• **Task item**
Retype, word for word, every line from the one holding "else keep();" through the one holding "KeyT* __restrict__ slot_key, int64_t*" in the entries below, both included, and only those lines.

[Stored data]
※ ※ ※

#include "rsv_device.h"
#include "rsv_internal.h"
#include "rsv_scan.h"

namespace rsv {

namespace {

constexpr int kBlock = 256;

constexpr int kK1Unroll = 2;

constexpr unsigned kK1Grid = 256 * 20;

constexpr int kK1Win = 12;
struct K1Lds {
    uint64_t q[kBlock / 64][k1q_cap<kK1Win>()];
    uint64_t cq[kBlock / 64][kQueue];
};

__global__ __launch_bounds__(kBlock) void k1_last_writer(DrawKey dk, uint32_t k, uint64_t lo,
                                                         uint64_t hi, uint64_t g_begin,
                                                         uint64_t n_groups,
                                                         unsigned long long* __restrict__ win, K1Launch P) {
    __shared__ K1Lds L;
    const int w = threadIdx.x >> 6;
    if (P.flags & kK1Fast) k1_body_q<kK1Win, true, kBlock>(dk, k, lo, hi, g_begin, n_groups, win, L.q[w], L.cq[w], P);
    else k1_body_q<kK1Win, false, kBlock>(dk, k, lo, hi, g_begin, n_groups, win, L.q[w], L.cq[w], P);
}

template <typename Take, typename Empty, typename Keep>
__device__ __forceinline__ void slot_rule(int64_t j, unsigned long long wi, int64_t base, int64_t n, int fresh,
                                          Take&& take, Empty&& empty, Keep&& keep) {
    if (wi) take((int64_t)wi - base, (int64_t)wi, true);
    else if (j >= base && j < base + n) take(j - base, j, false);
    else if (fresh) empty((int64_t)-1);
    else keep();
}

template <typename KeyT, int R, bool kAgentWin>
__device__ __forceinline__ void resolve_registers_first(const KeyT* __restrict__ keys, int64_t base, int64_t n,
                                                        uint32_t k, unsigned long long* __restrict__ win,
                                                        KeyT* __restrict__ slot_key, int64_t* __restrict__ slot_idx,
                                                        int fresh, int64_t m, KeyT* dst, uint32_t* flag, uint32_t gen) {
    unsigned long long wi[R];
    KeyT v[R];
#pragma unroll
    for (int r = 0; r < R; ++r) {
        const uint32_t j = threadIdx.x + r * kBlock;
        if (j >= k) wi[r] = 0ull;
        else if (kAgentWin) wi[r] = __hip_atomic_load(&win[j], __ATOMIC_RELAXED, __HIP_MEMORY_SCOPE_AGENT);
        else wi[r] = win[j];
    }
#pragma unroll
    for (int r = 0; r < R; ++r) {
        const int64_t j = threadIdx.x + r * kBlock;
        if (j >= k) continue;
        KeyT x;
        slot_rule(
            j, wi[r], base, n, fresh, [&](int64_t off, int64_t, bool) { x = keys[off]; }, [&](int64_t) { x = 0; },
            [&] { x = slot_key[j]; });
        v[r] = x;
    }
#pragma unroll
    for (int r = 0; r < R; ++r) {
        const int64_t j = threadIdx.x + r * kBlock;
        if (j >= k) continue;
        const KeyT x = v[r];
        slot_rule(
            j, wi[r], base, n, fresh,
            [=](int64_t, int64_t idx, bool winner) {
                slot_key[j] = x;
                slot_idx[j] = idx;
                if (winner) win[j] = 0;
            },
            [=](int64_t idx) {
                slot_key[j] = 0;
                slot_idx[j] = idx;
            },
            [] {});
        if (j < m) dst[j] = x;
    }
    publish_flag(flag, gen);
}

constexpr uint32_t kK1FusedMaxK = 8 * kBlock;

※ ※ ※

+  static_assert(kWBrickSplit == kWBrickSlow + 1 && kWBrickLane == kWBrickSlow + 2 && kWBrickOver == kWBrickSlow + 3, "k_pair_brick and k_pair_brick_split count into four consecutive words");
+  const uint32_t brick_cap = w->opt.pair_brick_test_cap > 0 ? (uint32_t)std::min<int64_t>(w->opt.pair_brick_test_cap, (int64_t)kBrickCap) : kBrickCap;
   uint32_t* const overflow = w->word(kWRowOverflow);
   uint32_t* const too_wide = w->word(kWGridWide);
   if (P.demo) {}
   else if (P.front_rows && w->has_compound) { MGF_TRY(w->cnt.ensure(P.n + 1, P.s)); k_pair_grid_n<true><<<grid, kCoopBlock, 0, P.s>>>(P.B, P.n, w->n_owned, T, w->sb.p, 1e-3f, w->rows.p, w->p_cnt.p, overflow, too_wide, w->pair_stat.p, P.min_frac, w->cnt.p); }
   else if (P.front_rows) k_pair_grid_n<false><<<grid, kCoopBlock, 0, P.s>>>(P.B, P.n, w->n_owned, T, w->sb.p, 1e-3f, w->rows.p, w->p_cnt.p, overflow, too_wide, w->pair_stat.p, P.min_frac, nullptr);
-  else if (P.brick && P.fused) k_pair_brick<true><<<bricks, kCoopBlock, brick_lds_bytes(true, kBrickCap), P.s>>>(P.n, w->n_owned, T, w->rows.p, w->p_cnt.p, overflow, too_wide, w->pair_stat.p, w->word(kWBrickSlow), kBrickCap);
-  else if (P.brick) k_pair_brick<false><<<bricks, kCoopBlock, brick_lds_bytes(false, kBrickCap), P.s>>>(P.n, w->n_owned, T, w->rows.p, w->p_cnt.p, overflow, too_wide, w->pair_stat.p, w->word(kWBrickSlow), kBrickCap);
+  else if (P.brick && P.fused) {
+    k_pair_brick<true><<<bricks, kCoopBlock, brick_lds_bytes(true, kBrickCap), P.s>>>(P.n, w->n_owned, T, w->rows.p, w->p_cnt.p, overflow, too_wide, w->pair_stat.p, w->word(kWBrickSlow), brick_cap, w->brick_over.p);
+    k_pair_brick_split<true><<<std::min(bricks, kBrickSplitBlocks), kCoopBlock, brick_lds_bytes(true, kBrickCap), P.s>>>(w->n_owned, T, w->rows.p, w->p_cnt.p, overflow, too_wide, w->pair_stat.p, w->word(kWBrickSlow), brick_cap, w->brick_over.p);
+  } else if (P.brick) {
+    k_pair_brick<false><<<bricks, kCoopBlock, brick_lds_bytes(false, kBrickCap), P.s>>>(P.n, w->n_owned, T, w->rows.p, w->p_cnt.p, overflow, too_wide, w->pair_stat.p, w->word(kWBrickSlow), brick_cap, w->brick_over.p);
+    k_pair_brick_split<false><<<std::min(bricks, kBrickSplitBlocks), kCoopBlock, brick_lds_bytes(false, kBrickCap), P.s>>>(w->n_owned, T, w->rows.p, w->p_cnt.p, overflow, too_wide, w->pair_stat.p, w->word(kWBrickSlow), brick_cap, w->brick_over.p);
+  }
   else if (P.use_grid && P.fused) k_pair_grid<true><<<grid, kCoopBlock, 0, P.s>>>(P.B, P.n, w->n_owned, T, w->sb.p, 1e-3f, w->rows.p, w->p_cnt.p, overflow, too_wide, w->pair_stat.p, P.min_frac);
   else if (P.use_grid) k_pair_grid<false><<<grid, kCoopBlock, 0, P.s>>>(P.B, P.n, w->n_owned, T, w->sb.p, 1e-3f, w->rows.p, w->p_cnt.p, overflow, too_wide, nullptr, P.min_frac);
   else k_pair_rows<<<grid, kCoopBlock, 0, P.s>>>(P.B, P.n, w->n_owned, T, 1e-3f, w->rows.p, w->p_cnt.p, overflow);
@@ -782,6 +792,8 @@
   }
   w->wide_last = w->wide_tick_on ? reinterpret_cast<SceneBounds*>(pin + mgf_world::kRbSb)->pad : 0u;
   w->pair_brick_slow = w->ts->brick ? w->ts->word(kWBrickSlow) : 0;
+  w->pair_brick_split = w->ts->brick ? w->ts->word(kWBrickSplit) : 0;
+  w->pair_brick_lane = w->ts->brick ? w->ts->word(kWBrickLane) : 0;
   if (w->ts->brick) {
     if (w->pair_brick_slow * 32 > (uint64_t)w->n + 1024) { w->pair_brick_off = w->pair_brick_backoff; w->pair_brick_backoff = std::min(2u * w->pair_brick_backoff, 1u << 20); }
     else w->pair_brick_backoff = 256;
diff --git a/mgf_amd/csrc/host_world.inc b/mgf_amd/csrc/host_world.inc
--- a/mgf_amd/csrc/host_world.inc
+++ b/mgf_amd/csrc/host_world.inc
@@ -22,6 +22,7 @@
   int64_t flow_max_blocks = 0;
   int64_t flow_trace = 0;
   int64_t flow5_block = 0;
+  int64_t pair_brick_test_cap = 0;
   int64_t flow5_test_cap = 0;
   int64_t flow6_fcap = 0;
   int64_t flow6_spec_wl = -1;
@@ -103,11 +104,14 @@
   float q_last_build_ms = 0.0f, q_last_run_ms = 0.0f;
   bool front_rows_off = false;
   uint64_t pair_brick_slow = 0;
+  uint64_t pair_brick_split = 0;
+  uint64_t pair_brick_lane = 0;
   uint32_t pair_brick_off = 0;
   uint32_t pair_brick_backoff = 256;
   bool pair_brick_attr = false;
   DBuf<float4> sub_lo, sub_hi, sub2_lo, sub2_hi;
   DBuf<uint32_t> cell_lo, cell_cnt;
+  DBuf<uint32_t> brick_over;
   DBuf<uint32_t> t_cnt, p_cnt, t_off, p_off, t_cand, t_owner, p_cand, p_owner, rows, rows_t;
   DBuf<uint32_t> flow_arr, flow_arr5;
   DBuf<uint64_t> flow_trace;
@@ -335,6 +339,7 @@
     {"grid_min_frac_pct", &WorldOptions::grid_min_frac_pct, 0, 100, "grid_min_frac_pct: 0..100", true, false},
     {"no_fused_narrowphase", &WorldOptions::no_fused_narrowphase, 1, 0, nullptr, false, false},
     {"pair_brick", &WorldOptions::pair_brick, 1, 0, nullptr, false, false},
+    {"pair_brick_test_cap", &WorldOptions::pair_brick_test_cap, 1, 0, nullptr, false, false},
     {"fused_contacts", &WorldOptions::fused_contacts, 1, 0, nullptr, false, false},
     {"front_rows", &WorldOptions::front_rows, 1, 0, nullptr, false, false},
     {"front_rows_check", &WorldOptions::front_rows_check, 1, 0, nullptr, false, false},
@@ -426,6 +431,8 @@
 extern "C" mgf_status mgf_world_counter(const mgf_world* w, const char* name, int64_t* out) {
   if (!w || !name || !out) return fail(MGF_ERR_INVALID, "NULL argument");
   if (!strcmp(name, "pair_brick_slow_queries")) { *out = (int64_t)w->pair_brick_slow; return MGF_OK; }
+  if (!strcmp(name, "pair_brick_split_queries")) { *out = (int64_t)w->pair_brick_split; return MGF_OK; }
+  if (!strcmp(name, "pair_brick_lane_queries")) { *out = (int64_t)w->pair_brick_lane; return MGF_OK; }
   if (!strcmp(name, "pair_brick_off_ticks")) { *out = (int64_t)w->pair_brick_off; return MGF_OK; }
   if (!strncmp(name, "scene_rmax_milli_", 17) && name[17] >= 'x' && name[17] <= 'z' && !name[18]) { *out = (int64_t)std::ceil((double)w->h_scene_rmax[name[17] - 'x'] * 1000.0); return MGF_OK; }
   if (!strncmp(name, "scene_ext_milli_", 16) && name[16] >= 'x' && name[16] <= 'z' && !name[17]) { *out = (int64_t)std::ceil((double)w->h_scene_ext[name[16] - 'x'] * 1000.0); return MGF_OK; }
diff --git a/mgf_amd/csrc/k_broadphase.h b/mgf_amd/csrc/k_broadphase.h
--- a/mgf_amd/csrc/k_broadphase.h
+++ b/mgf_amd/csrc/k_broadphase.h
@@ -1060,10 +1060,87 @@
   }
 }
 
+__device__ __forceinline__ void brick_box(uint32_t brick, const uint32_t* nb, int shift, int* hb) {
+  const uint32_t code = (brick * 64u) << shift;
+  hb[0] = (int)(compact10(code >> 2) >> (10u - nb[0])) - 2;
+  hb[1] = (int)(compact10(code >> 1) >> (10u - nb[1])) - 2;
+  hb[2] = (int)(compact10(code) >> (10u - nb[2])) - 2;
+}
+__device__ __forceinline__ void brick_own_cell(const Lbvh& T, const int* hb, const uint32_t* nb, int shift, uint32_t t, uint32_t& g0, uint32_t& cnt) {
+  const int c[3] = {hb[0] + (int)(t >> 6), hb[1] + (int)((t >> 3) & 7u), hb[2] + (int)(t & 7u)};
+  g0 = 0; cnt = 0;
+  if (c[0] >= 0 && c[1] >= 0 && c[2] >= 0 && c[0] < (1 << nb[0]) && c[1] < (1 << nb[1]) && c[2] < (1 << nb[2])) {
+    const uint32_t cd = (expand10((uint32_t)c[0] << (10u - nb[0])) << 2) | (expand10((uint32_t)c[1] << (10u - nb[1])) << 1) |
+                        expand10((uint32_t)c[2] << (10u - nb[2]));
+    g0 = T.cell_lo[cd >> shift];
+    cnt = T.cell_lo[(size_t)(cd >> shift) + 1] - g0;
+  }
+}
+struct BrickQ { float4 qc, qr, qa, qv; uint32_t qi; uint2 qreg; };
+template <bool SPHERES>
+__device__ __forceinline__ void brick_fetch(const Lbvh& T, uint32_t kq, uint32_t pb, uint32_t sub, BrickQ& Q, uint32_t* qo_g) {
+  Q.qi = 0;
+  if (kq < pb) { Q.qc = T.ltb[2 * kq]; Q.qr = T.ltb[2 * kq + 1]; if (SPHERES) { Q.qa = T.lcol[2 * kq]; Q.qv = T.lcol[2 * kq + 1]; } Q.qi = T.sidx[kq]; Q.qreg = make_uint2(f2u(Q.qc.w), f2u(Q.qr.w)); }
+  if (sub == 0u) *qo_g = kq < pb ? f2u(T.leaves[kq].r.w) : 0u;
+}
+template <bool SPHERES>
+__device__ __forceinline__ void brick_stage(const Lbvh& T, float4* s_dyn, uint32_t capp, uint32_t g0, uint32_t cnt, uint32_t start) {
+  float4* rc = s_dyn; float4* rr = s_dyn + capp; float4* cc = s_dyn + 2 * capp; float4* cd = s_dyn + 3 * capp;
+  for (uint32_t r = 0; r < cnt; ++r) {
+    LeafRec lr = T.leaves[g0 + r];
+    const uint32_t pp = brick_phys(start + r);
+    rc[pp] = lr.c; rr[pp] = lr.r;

※ ※ ※

• **Completed task**
    else keep();
}

template <typename KeyT, int R, bool kAgentWin>
__device__ __forceinline__ void resolve_registers_first(const KeyT* __restrict__ keys, int64_t base, int64_t n,
                                                        uint32_t k, unsigned long long* __restrict__ win,
                                                        KeyT* __restrict__ slot_key, int64_t* __restrict__ slot_idx,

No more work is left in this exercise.